> **Work task**: Only lines with the string "true" matter here; gather them from the material below.
Extracted records section start
template <int V> int run_flooding(ldpc_decoder *d, const float *llr_dev, int64_t frames,
                                  uint8_t *out_dev, int64_t out_bytes, int32_t *iters_dev,
                                  hipStream_t s, int start_round)
{
    using namespace ldpc;
    const int F = 64 * V;
    const int tiles = (int)((frames + F - 1) / F);
    const int64_t msz = d->msg_size;
    const int max_iter = d->cfg.max_iter;
    const int rounds = d->tap_iter ? std::min(d->tap_iter, max_iter) : max_iter;
    const bool freeze = d->cfg.early_term != 0;
    const size_t slot = (size_t)d->TA * V;

    const bool resume = start_round > 1;
    HIP_TRY(hipMemsetAsync(d->failw.p, 0, d->failw.n * sizeof(uint64_t), s));
    HIP_TRY(hipMemsetAsync(d->summary.p, 0, 4 * sizeof(int32_t), s));
    d->handed_to = nullptr;
    if (!resume && d->summary_pending) {
        if (hipEventQuery(d->ev_summary) == hipSuccess) {
            d->summary_pending = false;
            d->idle_after = (d->h_summary[0] > 0 && d->h_summary[0] < max_iter) ? d->h_summary[0] + 1 : 0;
        } else {
            (void)hipGetLastError();
        }
    }
    const int idle_after = (freeze && !resume && !d->tap_iter && d->cfg.poll_interval == 0) ? d->idle_after : 0;
    const bool use_tail = d->tail_enabled && freeze && !resume && !d->tap_iter && tiles >= 4 * d->TO;
    const TailRef tr{use_tail ? d->tail_state.p : nullptr, d->T, d->TO};
    TailArgs ta{};
    if (use_tail) {
        HIP_TRY(hipMemsetAsync(d->tail_state.p, 0, 4 * sizeof(int32_t), s));
        HIP_TRY(hipMemsetAsync(d->running.p, 0, d->running.n * sizeof(int32_t), s));
        ta = TailArgs{d->tail_state.p, d->tail_map.p, d->running.p, d->done.p, d->iters.p, d->Q.p, d->chan.p, d->hard.p,
                      d->E, frames, d->N, tiles, d->T, d->TO * F, std::min(d->compact_threshold, d->TO * F), 0, max_iter};
    }

    bool q_less = d->cfg.algo == LDPC_ALGO_MS && !resume && !d->tap_iter && max_iter > 1 && d->n_extra == 0;
    for (auto &rc : d->row_classes) if (rc.linked) q_less = false;
    for (int ci : d->check_solo) if (d->row_classes[ci].degree > d->max_check_unrolled) q_less = false;
    d->first_round_from_chan = q_less;
    if (!resume) {
        HIP_TRY(span_begin(d, s, 3));
        InitArgs a{llr_dev, d->chan.p, q_less ? nullptr : d->Q.p, d->hard.p, d->col_ptr.p, d->col_qedge.p,
                   d->E, frames, d->N, d->cfg.llr_scale};
        dim3 grid((d->N + kInitCols - 1) / kInitCols, tiles);
        d->init_fn<<<grid, kBlock, 0, s>>>(a);
        StateArgs st{d->done.p, nullptr, d->iters.p, nullptr, frames, 0, max_iter, freeze ? 1 : 0};
        state_kernel<V><<<use_tail ? d->TA : tiles, 64, 0, s>>>(st);
        HIP_TRY(span_end(d, s));
    }

    int launched = start_round - 1;
    bool poll_dense = false;
    for (int it = start_round; it <= rounds; ++it) {
        const bool fat = idle_after > 0 && it > idle_after;
        {
            const int rcp = enqueue_check_phase<V>(d, s, tiles, frames, it, max_iter, fat, tr);
            if (rcp) return rcp;
        }
        {
            const int rcv = enqueue_var_phase<V>(d, s, tiles, frames, it, max_iter, fat, tr);
            if (rcv) return rcv;
        }
        launched = it;
        if (freeze || it == rounds) {
            HIP_TRY(span_begin(d, s, 3));
            uint64_t *fw = d->failw.p + (size_t)it * slot;
            const int rbk = (d->M + kBlock - 1) / kBlock;
            SyndromeArgs sa{d->row_ptr.p, d->edge_col.p, d->hard.p, fw, d->done.p, d->M, d->N,
                            d->tune_syn_xcd ? tiles : 0, rbk, tr};
            dim3 sgrid = d->tune_syn_xcd ? dim3(8 * rbk * ((tiles + 7) / 8)) : dim3(rbk, tiles);
            syndrome_kernel<V><<<sgrid, kBlock, 0, s>>>(sa);
            StateArgs st{d->done.p, fw, d->iters.p, nullptr, frames, it, max_iter, 1, tr, use_tail ? d->running.p : nullptr,
                         d->summary.p + 2};
            const bool poll = freeze && it < rounds && d->cfg.poll_interval > 0 && !d->suppress_poll &&
                              ((it % d->cfg.poll_interval) == 0 || poll_dense);
            if (poll) {
                HIP_TRY(hipMemsetAsync(d->active.p, 0, sizeof(int32_t), s));
                st.active = d->active.p;
            }
            state_kernel<V><<<tiles, 64, 0, s>>>(st);
            if (use_tail && it < rounds) {
                ta.iter = it;
                const unsigned tg = (unsigned)std::min<int64_t>(1024, d->E + 2 * (int64_t)d->N);
                if (d->msg_size == 2) tail_gather_kernel<V, _Float16><<<tg, kBlock, 0, s>>>(ta);
                else tail_gather_kernel<V, float><<<tg, kBlock, 0, s>>>(ta);
            }
            HIP_TRY(span_end(d, s));
            if (poll) {
                HIP_TRY(hipMemcpyAsync(d->h_active, d->active.p, sizeof(int32_t),
                                       hipMemcpyDeviceToHost, s));
                HIP_TRY(hipStreamSynchronize(s));
                const int running = *d->h_active;
                if (running == 0) break;
                if ((int64_t)running * 10 <= frames * 9 && d->child && tiles > 1 &&
                    (double)d->E * (double)frames * 4.0 * (double)msz > 1.5e9) poll_dense = true;
                if (d->child && running <= d->compact_threshold && (int64_t)running * 4 <= frames && tiles > 1 && !d->tap_iter) {
                    const int rc = compact_and_finish<V>(d, frames, running, it, s);
                    if (rc) return rc;
                    launched = d->handed_to->last_iterations;
                    break;
                }
            }
        }
    }
    d->last_iterations = launched;
    d->last_tiles = tiles;
    if (resume) return LDPC_OK;

    HIP_TRY(span_begin(d, s, 3));
    if (use_tail) tail_scatter_kernel<V><<<2048, kBlock, 0, s>>>(ta);
    {
        PackArgs pa{d->hard.p, out_dev, d->iters.p, iters_dev, frames, out_bytes, d->N, d->cfg.K,
                    d->cfg.pack_mode};
        const bool pack = (out_dev || iters_dev) && frames;
        if (d->cfg.pack_mode == LDPC_PACK_BYTES) {
            if (pack) pack_kernel<V><<<pack_grid<V>(d->cfg.K, tiles), kBlock, 0, s>>>(pa);
        } else {
            const int64_t n = std::max<int64_t>(out_bytes, frames);
            dim3 grid((unsigned)((n + kBlock - 1) / kBlock));
            if (pack) pack_kernel<V><<<grid, kBlock, 0, s>>>(pa);
        }
        summary_kernel<V><<<(unsigned)((frames + 255) / 256), 256, 0, s>>>(
            d->iters.p, d->done.p, d->failw.p, frames, 1, d->summary.p);
        if (!d->is_child && d->cfg.poll_interval == 0 && freeze && !d->summary_pending) {
            HIP_TRY(hipMemcpyAsync(d->h_summary, d->summary.p, 2 * sizeof(int32_t), hipMemcpyDeviceToHost, s));
            HIP_TRY(hipEventRecord(d->ev_summary, s));
            d->summary_pending = true;
        }
    }
    HIP_TRY(span_end(d, s));
    HIP_TRY(hipGetLastError());
    return LDPC_OK;
}
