+template <int BS, int NPOW>
+__device__ __forceinline__ bool dir_stage_member(const Tables& t, uint32_t* mb, uint32_t* nb, const uint32_t* bases,
+                                                 int c, int p) {
   using G = DirGeo<BS, NPOW>;
   constexpr int MVW = G::MVW;
   int lane = threadIdx.x;
   asm volatile("" : "+v"(lane));
   const int N = t.N;
-  if (4 * lane < NPOW) {
-    unsigned long long x;
+  const bool act = 4 * lane < NPOW;
+  uint2 a = make_uint2(~0u, ~0u);
+  if (act) {
     if (t.FD16) {
-      uint2 a = make_uint2(~0u, ~0u);
       if (p != INF32 && 4 * lane < N) a = *(const uint2*)(t.FD16 + rowoff(t, c, p) + 4 * lane);
-      x = (unsigned long long)a.x | ((unsigned long long)a.y << 32);
     } else {
-      int4 a = make_int4(INF32, INF32, INF32, INF32);
-      if (p != INF32 && 4 * lane < N) a = *(const int4*)(t.FD + rowoff(t, c, p) + 4 * lane);
-      x = (unsigned long long)dir_pack_fd(a.x, a.y) | ((unsigned long long)dir_pack_fd(a.z, a.w) << 32);
+      int4 f = make_int4(INF32, INF32, INF32, INF32);
+      if (p != INF32 && 4 * lane < N) f = *(const int4*)(t.FD + rowoff(t, c, p) + 4 * lane);
+      a = make_uint2(dir_pack_fd(f.x, f.y), dir_pack_fd(f.z, f.w));
     }
     const int w = 2 * lane, part = w / G::CW, wp = w - part * G::CW;
     const int k = wp / MVW, sub = wp - k * MVW;
     const size_t word = ((size_t)k * BS + (size_t)c * G::TPM + part) * MVW + sub;
+    const unsigned long long x = (unsigned long long)a.x | ((unsigned long long)a.y << 32);
     __hip_atomic_store((gu64_t*)(mb + word), x, __ATOMIC_RELAXED, __HIP_MEMORY_SCOPE_AGENT);
   }
+  if constexpr (G::NARROW) {
+    if (nb) {
+      uint32_t mn = 0xFFFFFFFFu, word = 0;
+      if (act) {
+        const int w = 2 * lane, part = w / G::CW;
+        const uint2 cb = *(const uint2*)(bases + part * G::PS + (w - part * G::CW));
+        word = hge_narrow::nar_enc_member4(a.x, a.y, cb.x, cb.y, mn);
+      }
+      const uint32_t odd = (uint32_t)__builtin_amdgcn_mov_dpp((int)word, 0xF5, 0xF, 0xF, false);
+      if (act && (lane & 1) == 0) {
+        const unsigned long long x = (unsigned long long)word | ((unsigned long long)odd << 32);
+        __hip_atomic_store((gu64_t*)(nb + hge_narrow::nar_mb_word(BS, NPOW, c, lane)), x, __ATOMIC_RELAXED,
+                           __HIP_MEMORY_SCOPE_AGENT);
+      }
+      return __ballot(act && hge_narrow::nar_member_flag(mn)) != 0;
+    }
+  }
+  return false;
 }
 
 template <int BS, int NPOW>
@@ -261,7 +309,8 @@
 }
 
 template <int BS, int NPOW>
-__device__ __forceinline__ uint32_t dir_encode_window(const Tables& t, DirLDS<BS, NPOW>& L, int lo) {
+__device__ __forceinline__ uint32_t dir_encode_window(const Tables& t, DirLDS<BS, NPOW>& L, const uint32_t* bases,
+                                                      int lo) {
   using G = DirGeo<BS, NPOW>;
   constexpr int GPR = NPOW / 4;
   uint32_t mx = 0;
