template <typename TO, int BN, int EPI, bool CONV, int NS, bool ABN = false, bool ARES = false, int AMAXK = (ARES ? 2048 : 1024)>
__global__ __launch_bounds__(512) void tile8_kernel(const GemmDesc d, const unsigned a_bytes, const unsigned b_bytes) {
  static_assert(!ARES || ABN, "the residual-on-load form extends the A-side BatchNorm");
  constexpr int BM = 128, BK = 64, NT = 512;
  constexpr int TM = 2, TN = BN / 32;
  constexpr int CA = BM * 8 / NT, CB = BN * 8 / NT;
  constexpr int NL = CA + CB + (ARES ? CA : 0);
  constexpr int A_BYTES = BM * 128, B_BYTES = BN * 128, R_BYTES = ARES ? A_BYTES : 0, STAGE = A_BYTES + B_BYTES + R_BYTES;
  constexpr int OSZ = sizeof(TO), OVE = 16 / OSZ, SC = BN * OSZ + 16;
  constexpr int EPI_BYTES = EPI == EPI_HIGHWAY ? BM * (BN + 4) * 4 : (EPI == EPI_GUMBELMAX ? 8 * BN * 4 : BM * SC + 8 * (BN / 2) * 2 * 4);
  constexpr int RING_BYTES = NS * STAGE > EPI_BYTES ? NS * STAGE : EPI_BYTES;
  constexpr int ABN_MAXK = AMAXK;
  constexpr int SMEM_BYTES = RING_BYTES + (ABN ? ABN_MAXK * 8 : 0) + (ARES ? ABN_MAXK * 8 : 0);
  constexpr unsigned OOB = 0x80000000u;
  static_assert(CB >= 1 && SMEM_BYTES <= 160 * 1024, "tile8 LDS budget");
  __shared__ __attribute__((aligned(16))) unsigned char smem[SMEM_BYTES];

  const int tid = threadIdx.x, lane = tid & 63, w = tid >> 6;
  STAMP(0);
  const int wr = w >> 1, wc = w & 1;
  const int lr = lane & 15, lg = lane >> 4;

  const int tiles_m = (d.M + BM - 1) / BM, tiles_n = (d.N + BN - 1) / BN;
  const int bid = xcd_run(blockIdx.x, gridDim.x);
  const int bm0 = (d.n_fast ? bid / tiles_n : bid % tiles_m) * BM;
  const int bn0 = (d.n_fast ? bid % tiles_n : bid / tiles_m) * BN;
  const int M = d.M, N = d.N, K = d.K;

  const __amdgpu_buffer_rsrc_t rsA = __builtin_amdgcn_make_buffer_rsrc((void*)d.A, 0, (int)a_bytes, 0x00020000);
  const __amdgpu_buffer_rsrc_t rsB = __builtin_amdgcn_make_buffer_rsrc((void*)d.B, 0, (int)b_bytes, 0x00020000);
  const __amdgpu_buffer_rsrc_t rsR = __builtin_amdgcn_make_buffer_rsrc((void*)(ARES ? d.res : d.A), 0, (int)a_bytes, 0x00020000);

  const int kc = swz_dma_chunk(tid) * 8;
  int a_off[CA], a_hi0[CA], a_wi0[CA];
  bool a_ok[CA];
  int cv_r = 0, cv_s = 0, cv_c = 0;
#pragma unroll
  for (int i = 0; i < CA; ++i) {
    const int m = bm0 + (tid >> 3) + i * 64;
    a_ok[i] = m < M;
    if constexpr (CONV) {
      const ConvOrigin<int> o = conv_origin<int>(m, a_ok[i], d.cHo, d.cWo, d.cH, d.cW, d.cStride, d.cPad);
      a_hi0[i] = o.hi0; a_wi0[i] = o.wi0;
      a_off[i] = o.pix * d.cCin;
    } else {
      a_hi0[i] = a_wi0[i] = 0;
      a_off[i] = m * (int)d.lda;
    }
  }
  if constexpr (CONV) {
    cv_c = kc % d.cCin;
    const int t = kc / d.cCin;
    cv_s = t % d.cKW;
    cv_r = t / d.cKW;
  }
  int b_off[CB];
  bool b_ok[CB];
#pragma unroll
  for (int i = 0; i < CB; ++i) {
    const int n = bn0 + (tid >> 3) + i * 64;
    b_ok[i] = n < N;
    b_off[i] = n * (int)d.ldb;
  }
  const int wbase = (tid & ~63) * 16;

  auto issue = [&](int kt, int st) {
    unsigned char* sA = smem + st * STAGE;
    unsigned char* sB = sA + A_BYTES;
    const int k = kt * BK + kc;
    const bool kok = k < K;
#pragma unroll
    for (int i = 0; i < CA; ++i) {
      unsigned voff;
      if constexpr (CONV) {
        const bool ok = (unsigned)(a_hi0[i] + cv_r) < (unsigned)d.cH & (unsigned)(a_wi0[i] + cv_s) < (unsigned)d.cW & kok;
        voff = ok ? (unsigned)(a_off[i] + (cv_r * d.cW + cv_s) * d.cCin + cv_c) * 2u : OOB;
      } else {
        voff = (a_ok[i] & kok) ? (unsigned)(a_off[i] + k) * 2u : OOB;
      }
      __builtin_amdgcn_raw_ptr_buffer_load_lds(rsA, (lds_void_ptr)(sA + i * (NT * 16) + wbase), 16, (int)voff, 0, 0, CONV ? GIC_TRUNK_NT : 0);
      if constexpr (ARES)
        __builtin_amdgcn_raw_ptr_buffer_load_lds(rsR, (lds_void_ptr)(sB + B_BYTES + i * (NT * 16) + wbase), 16, (int)voff, 0, 0, CONV ? GIC_TRUNK_NT : 0);
    }
#pragma unroll
    for (int i = 0; i < CB; ++i) {
      const unsigned voff = (b_ok[i] & kok) ? (unsigned)(b_off[i] + k) * 2u : OOB;
      __builtin_amdgcn_raw_ptr_buffer_load_lds(rsB, (lds_void_ptr)(sB + i * (NT * 16) + wbase), 16, (int)voff, 0, 0, 0);
    }
    if constexpr (CONV) conv_tap_advance(cv_r, cv_s, cv_c, BK, d.cCin, d.cKW);
  };

  float* coef = (float*)(smem + RING_BYTES);
  if constexpr (ABN) {
    const int Cn = CONV ? d.cCin : K;
    for (int c = tid; c < ABN_MAXK; c += NT) {
      float sc = 0.f, sh = 0.f;
      if (c < Cn) {
        float mean, rstd;
        bn_moments(d.in_stats, d.in_nrep, Cn, c, d.in_inv_count, mean, rstd);
        sc = d.in_gamma[c] * rstd;
        sh = d.in_beta[c] - mean * sc;
      }
      coef[2 * c] = sc; coef[2 * c + 1] = sh;
      if constexpr (ARES) {
        float rs = 1.f, rt = 0.f;
        if (d.res_stats && c < Cn) {
          float mean, rstd;
          bn_moments(d.res_stats, d.res_nrep, Cn, c, d.res_inv_count, mean, rstd);
          rs = d.res_gamma[c] * rstd;
          rt = d.res_beta[c] - mean * rs;
        }
        coef[2 * ABN_MAXK + 2 * c] = rs; coef[2 * ABN_MAXK + 2 * c + 1] = rt;
      }
    }
    __syncthreads();
  }
  const bool wb = ARES && d.out_wb && bn0 == 0;
  auto abn = [&](int kt, int st) {
    if constexpr (ABN) {
      const int k = kt * BK + kc;
      if (k < K) {
        const int ch = CONV ? k % d.cCin : k;
        const int tap = CONV ? k / d.cCin : 0;
        const int ts = tap % (CONV ? d.cKW : 1), tr = tap / (CONV ? d.cKW : 1);
        float scl[8], sft[8];
        bn_unpack8(coef + 2 * ch, scl, sft);
        float rsc[8] = {1.f, 1.f, 1.f, 1.f, 1.f, 1.f, 1.f, 1.f}, rsf[8] = {0.f, 0.f, 0.f, 0.f, 0.f, 0.f, 0.f, 0.f};
        if constexpr (ARES) bn_unpack8(coef + 2 * ABN_MAXK + 2 * ch, rsc, rsf);
#pragma unroll
        for (int i = 0; i < CA; ++i) {
          const bool ok = CONV ? ((unsigned)(a_hi0[i] + tr) < (unsigned)d.cH & (unsigned)(a_wi0[i] + ts) < (unsigned)d.cW) : a_ok[i];
          if (!ok) continue;
          bf16x8* p = (bf16x8*)(smem + st * STAGE + i * (NT * 16) + tid * 16);
          bf16x8 v = *p;
          if constexpr (ARES) {
            const bf16x8 r = *(const bf16x8*)(smem + st * STAGE + A_BYTES + B_BYTES + i * (NT * 16) + tid * 16);
#pragma unroll
            for (int e = 0; e < 8; ++e) v[e] = (bf16_t)fmaxf((float)v[e] * scl[e] + sft[e] + ((float)r[e] * rsc[e] + rsf[e]), 0.f);
            if (wb) *(bf16x8*)((bf16_t*)d.out_wb + (long)a_off[i] + k) = v;
          } else {
            v = bn_relu8(v, scl, sft);
          }
          *p = v;
        }
      }
    }
  };

  f32x4 acc[TM][TN];
#pragma unroll
  for (int i = 0; i < TM; ++i)
#pragma unroll
    for (int j = 0; j < TN; ++j) acc[i][j] = (f32x4){0.f, 0.f, 0.f, 0.f};

  auto compute = [&](int st) {
    const unsigned char* sA = smem + st * STAGE;
    const unsigned char* sB = sA + A_BYTES;
    bf16x8 fa[2][TM], fb[2][TN];
#pragma unroll
    for (int ks = 0; ks < 2; ++ks) {
#pragma unroll
      for (int t = 0; t < TM; ++t) {
        const int row = wr * 32 + t * 16 + lr;
        fa[ks][t] = *(const bf16x8*)(sA + row * 128 + swz_chunk(row, ks * 4 + lg));
      }
// ... 360 lines not shown
  p.vec = vec;
  const bool bf16_in = d.in_dtype == DT_BF16;
  p.tiles = cdiv(d.M, p.bm) * cdiv(d.N, p.bm);
  const int tiles = p.tiles, nk = cdiv(d.K, bf16_in ? 64 : 32);
  int splits = 1;
  if (d.epi == EPI_PLAIN && bf16_in && d.out_dtype == DT_F32 && !d.no_split) {
    if (tiles < 24 && nk >= 8) {
      splits = 256 / tiles;
      if (splits > nk / 2) splits = nk / 2;
      if (splits > 16) splits = 16;
    } else if (tiles <= 192 && nk >= 32) {
      splits = 512 / tiles;
      if (splits > nk / 8) splits = nk / 8;
      if (splits > 16) splits = 16;
    } else if (!d.a_kc && !d.b_kc && tiles <= 192 && nk >= 16) {
      splits = 512 / tiles;
      if (splits > nk / 4) splits = nk / 4;
    } else if (tiles <= 320 && nk >= 64) {
      splits = 768 / tiles;
    }
    if (splits < 1) splits = 1;
    if (det_mode()) splits = (d.accumulate || splits < 2) ? 1 : 2;
  }
  p.per = nk ? cdiv(nk, splits) : 1;
  p.splits = nk ? cdiv(nk, p.per) : 1;
  p.zero_grid = 0;
  if (p.splits > 1 && !d.accumulate && !d.c_zeroed) {
    const long total = (long)d.M * d.N;
    p.zero_grid = (int)((total + 255) / 256 > 1024 ? 1024 : (total + 255) / 256);
  }
  static const bool no_pipe = getenv("GIC_GEMM_NO_PIPE") != nullptr;
  p.pipe = d.a_kc && d.b_kc && vec && p.per >= 6 && (long)tiles * p.splits <= 2 * 256 + 8 && !no_pipe;
  p.wg = wgrad_form(d, vec) && (d.a_sum || d.C2);
}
Extracted records section end
> **Written solution**:
                    (double)d->E * (double)frames * 4.0 * (double)msz > 1.5e9) poll_dense = true;
            d->summary_pending = true;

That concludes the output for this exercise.